The first $52 million referendum question to renovate Putnam Heights, Sherman and Robbins elementary schools and DeLong Middle School passed, while the second question about the district purchasing a separate building did not.
Eau Claire School District Superintendent Ron Heilmann said that the due diligence for a referendum was there.
“As (executive director of administration) Tim Liebham likes to say, we have more air conditioning capabilities at Memorial High School’s auditorium than we do in all of DeLong,” Heilmann said. “So it’s not like we just woke up one morning and said, ‘let’s do a referendum.’”
Heilmann added that in addition to maintenance and facility problems, there are data that show that the number of elementary students has increased by about 400 students in grades pre-kindergarten through fifth grade in the last seven years. Heilmann said that number could increase by another 520 students in the next nine years.
Senior physical education major Jimmy Burg is planning on student teaching in the Eau Claire area. He explained that the growing number of students is a complicated situation, especially considering the rising number of teacher layoffs.
“The overcrowding problem is only going to get worse if they keep laying off teachers, as well,” Burg said. “If they aren’t able to expand and make things more manageable for teachers, it’s going to be rough.”
Heilmann said the referendum will help catch the district up on some backlogged maintenance requests that the system has had trouble keeping up with. He compared the situation to having deferred interest mortgages.
“You buy a house and five years from now, you owe more on the house than when you bought it,” Heilmann said. “That’s kind of where we’re at. We wanted to do something to also kind of catch us up on that.”
Burg, who will graduate after five and a half years in December, said that one-on-one interaction between students and teachers is crucial to a learning experience, especially at elementary ages.
“You get more of that one-on-one interaction. When you have class sizes up to like 40 to 50 kids, how much one-on-one time can you actually get?,” Burg said. “It just makes it that much harder.”
But Heilmann explained that the schools have strict rules about overcrowding, so in order to maintain about 22 students per class, they had to get creative about finding classroom space.
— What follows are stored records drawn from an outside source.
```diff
+      sT_[j][q] = v;
+    }
+  } else if (tid >= 64 && tid < 64 + 48) {  // branch j, element e = x * 4 + y
+    const int j = (tid - 64) >> 4, e = (tid - 64) & 15;
+    const int b = j == 0 ? br[0] : j == 1 ? br[1] : br[2];
+    if (b >= 0) {
+      const int i = sIdx_[4 + j];
+      double v;
+      if (i >= 0) {
+        double p[4];
+        pmat4_row(a, inl.n ? inl.t[i] : a.t[i], inl.n ? inl.model[i] : (a.model ? a.model[i] : 0), c0, e >> 2, p);
+        const int y = e & 3;
+        v = y == 0 ? p[0] : y == 1 ? p[1] : y == 2 ? p[2] : p[3];
+      } else {
+        v = a.P[((i64)b * C_ + c0) * 16 + e];
+      }
+      sP_[j][e] = v;
+    }
+  }
+  __syncthreads();
+  auto pcon = [&](const double* P, const double (&v_)[4], double (&t_)[4]) {
+    _Pragma("unroll") for (int x = 0; x < 4; ++x) {
+      t_[x] = P[4 * x] * v_[0];
+      t_[x] = __builtin_fma(P[4 * x + 1], v_[1], t_[x]);
+      t_[x] = __builtin_fma(P[4 * x + 2], v_[2], t_[x]);
+      t_[x] = __builtin_fma(P[4 * x + 3], v_[3], t_[x]);
+    }
+  };
+  if (tp[1] < 0) {  // a tip's rows
+    for (int i = tid; i < U_ * 4; i += 256) dst[TABIX(U_, i >> 2, i & 3)] = sT_[0][i];
+  } else if (tp[2] < 0) {
+    // a pair: one row (code pair ca, cb) per thread; through P of the cherry's branch where the
+    // unit holds the cherry's contribution (contrib<.., true>: the same operations in the same order)
+    for (int q = tid; q < U_ * U_; q += 256) {
+      const int ca = q / U_, cb = q - ca * U_;
+      const double2* pa = reinterpret_cast<const double2*>(&sT_[0][ca * 4]);
+      const double2* pb = reinterpret_cast<const double2*>(&sT_[1][cb * 4]);
+      const double2 a0 = pa[0], a1 = pa[1], b0 = pb[0], b1 = pb[1];
+      const double v[4] = {a0.x * b0.x, a0.y * b0.y, a1.x * b1.x, a1.y * b1.y};
+      double2* o0 = reinterpret_cast<double2*>(dst + TABIX(U_ * U_, q, 0));
+      double2* o1 = reinterpret_cast<double2*>(dst + TABIX(U_ * U_, q, 2));
+      if (br[0] < 0) {
+        *o0 = make_double2(v[0], v[1]);
+        *o1 = make_double2(v[2], v[3]);
+      } else {
+        double t[4];
+        pcon(sP_[0], v, t);
+        *o0 = make_double2(t[0], t[1]);
+        *o1 = make_double2(t[2], t[3]);
+      }
+    }
+  } else {
+    // a quad.  Phase 1: 2 U^2 threads form the two cherries' contribution rows; phase 2: one quad
+    // row per thread from them (the interpreter's order: each cherry's pair product and
+    // contrib<.., true> through the cherry's P, Q's accumulator = contA, *= contB, then
+    // contrib<.., true> through P_Q)
+    constexpr int U4_ = U_ * U_ * U_ * U_;
+    for (int hr = tid; hr < 2 * U_ * U_; hr += 256) {
+      const int which = hr / (U_ * U_), r = hr - which * (U_ * U_), ca = r / U_, cb = r - ca * U_;
+      const double2* pa = reinterpret_cast<const double2*>(&sT_[2 * which][ca * 4]);
+      const double2* pb = reinterpret_cast<const double2*>(&sT_[2 * which + 1][cb * 4]);
+      const double2 a0 = pa[0], a1 = pa[1], b0 = pb[0], b1 = pb[1];
+      const double v[4] = {a0.x * b0.x, a0.y * b0.y, a1.x * b1.x, a1.y * b1.y};
+      double o[4];
+      pcon(sP_[which], v, o);
+      double2* od = reinterpret_cast<double2*>(sQ_ + hr * 4);
+      od[0] = make_double2(o[0], o[1]);
+      od[1] = make_double2(o[2], o[3]);
+    }
+    __syncthreads();
+    for (int r = tid; r < U4_; r += 256) {
+      const int ab = r / (U_ * U_), cd = r - ab * (U_ * U_);
+      const double2* pa = reinterpret_cast<const double2*>(sQ_ + ab * 4);
+      const double2* pb = reinterpret_cast<const double2*>(sQ_ + (U_ * U_ + cd) * 4);
+      const double2 a0 = pa[0], a1 = pa[1], b0 = pb[0], b1 = pb[1];
+      double acc[4] = {a0.x, a0.y, a1.x, a1.y}, o[4];
+      acc[0] *= b0.x; acc[1] *= b0.y; acc[2] *= b1.x; acc[3] *= b1.y;
+      pcon(sP_[2], acc, o);
+      *reinterpret_cast<double2*>(dst + TABIX(U4_, QROW_(r), 0)) = make_double2(o[0], o[1]);
+      *reinterpret_cast<double2*>(dst + TABIX(U4_, QROW_(r), 2)) = make_double2(o[2], o[3]);
+    }
+  }
+}
+extern "C" __global__ __launch_bounds__(256) void plk_jit_tabs4c(PmatArgs a, const PmatInl<64> inl,
+                                                                 double* __restrict__ img, int nlead) {
+  tabs4_body(a, inl, img, nlead);
+}
+extern "C" __global__ __launch_bounds__(256) void plk_jit_tabs4c_l(PmatArgs a, const PmatInl<160> inl,
+                                                                   double* __restrict__ img, int nlead) {
+  tabs4_body(a, inl, img, nlead);
+}
+)PLKJIT";
+  return s;
+}
+
 inline std::string jit_tree4_source(const JitPlan& plan, const JitShape& sh) {
   const std::vector<std::vector<JitEvent> >& events = plan.events;
   const int C = sh.C, L = std::max(sh.L, 1), U = sh.U;
@@ -579,10 +825,11 @@
   s.reserve(4096 * events.size() + 16384);
   s += sh.ppipe ? "#define PPIPE_ 1\n" : "#define PPIPE_ 0\n";
   s += kJitPrelude;
-  if (sh.wt) {
+  if (sh.img && !sh.cls) return std::string();
+  if (sh.wt || sh.img) {
     const size_t at = s.find(kJitArgsTail);
     if (at == std::string::npos) return std::string();
-    s.replace(at, std::string(kJitArgsTail).size(), kJitArgsTailWt);
+    s.replace(at, std::string(kJitArgsTail).size(), sh.img ? kJitArgsTailImg : kJitArgsTailWt);
   }
   char buf[400];
   const std::string minw_s = sh.minw > 0 ? ", " + std::to_string(sh.minw) : std::string();
@@ -763,7 +1010,10 @@
   // (issued before the table staging below: its loads overlap it)
   fetch_dc((int)blockIdx.x * G_ + g);
 )PLKJIT";
-  s += R"PLKJIT(  // The fragment's P(t) matrices, touched with wide loads while the tables stage: the
+  if (sh.img)
+    s += kJitImgCopy;
+  else
+    s += R"PLKJIT(  // The fragment's P(t) matrices, touched with wide loads while the tables stage: the
   // traversal reads P(t) through scalar loads one contribution ahead, and their first touch
   // (with one class per wave (cfg2) the first super-block shows no such penalty and the
   // touch only lengthened the staging, so there it is left out)
@@ -930,7 +1180,8 @@
       }
     }
   }
-  const CPd pm = (CPd)(pmats + c0 * 16);
+)PLKJIT";
+  s += R"PLKJIT(  const CPd pm = (CPd)(pmats + c0 * 16);
   const double* trow = tab + (CLS_ ? 0 : c0 * (U_ * 4));         // single-tip units
   const double* trow2 = tab + (CLS_ ? 0 : c0 * (U_ * U_ * 4));   // pair units
   const double* trow4 = tab;                                      // quad units (CLS_ only)
@@ -1303,6 +1554,7 @@
   }
 }
 )PLKJIT";
+  if (sh.img) s += jit_tabs4_source(plan);
   if (sh.clk == 2) {
     const std::string anchor = sh.wt ? "  for (int tk_nx = 0; tk < a.n_tasks; tk = tk_nx) {"
                                      : "  for (int sb = blockIdx.x, sb_nx = 0; sb < a.n_sblocks; sb = sb_nx) {";
```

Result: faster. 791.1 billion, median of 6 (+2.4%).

“We’ve converted office space. We actually show a room we carved out of the gymnasium, which doesn’t work real well when the basketballs come flying over the partitions,” Heilmann said, “but those are things we’ve had to do. I mean, we’ve carved space out of wherever we’ve had to, so those are really some of the underlying issues.”
Heilmann said the referendum is looking at adding two classrooms to Putnam Heights and upsizing other spaces in all four schools. Work on the projects could begin as early as
this summer.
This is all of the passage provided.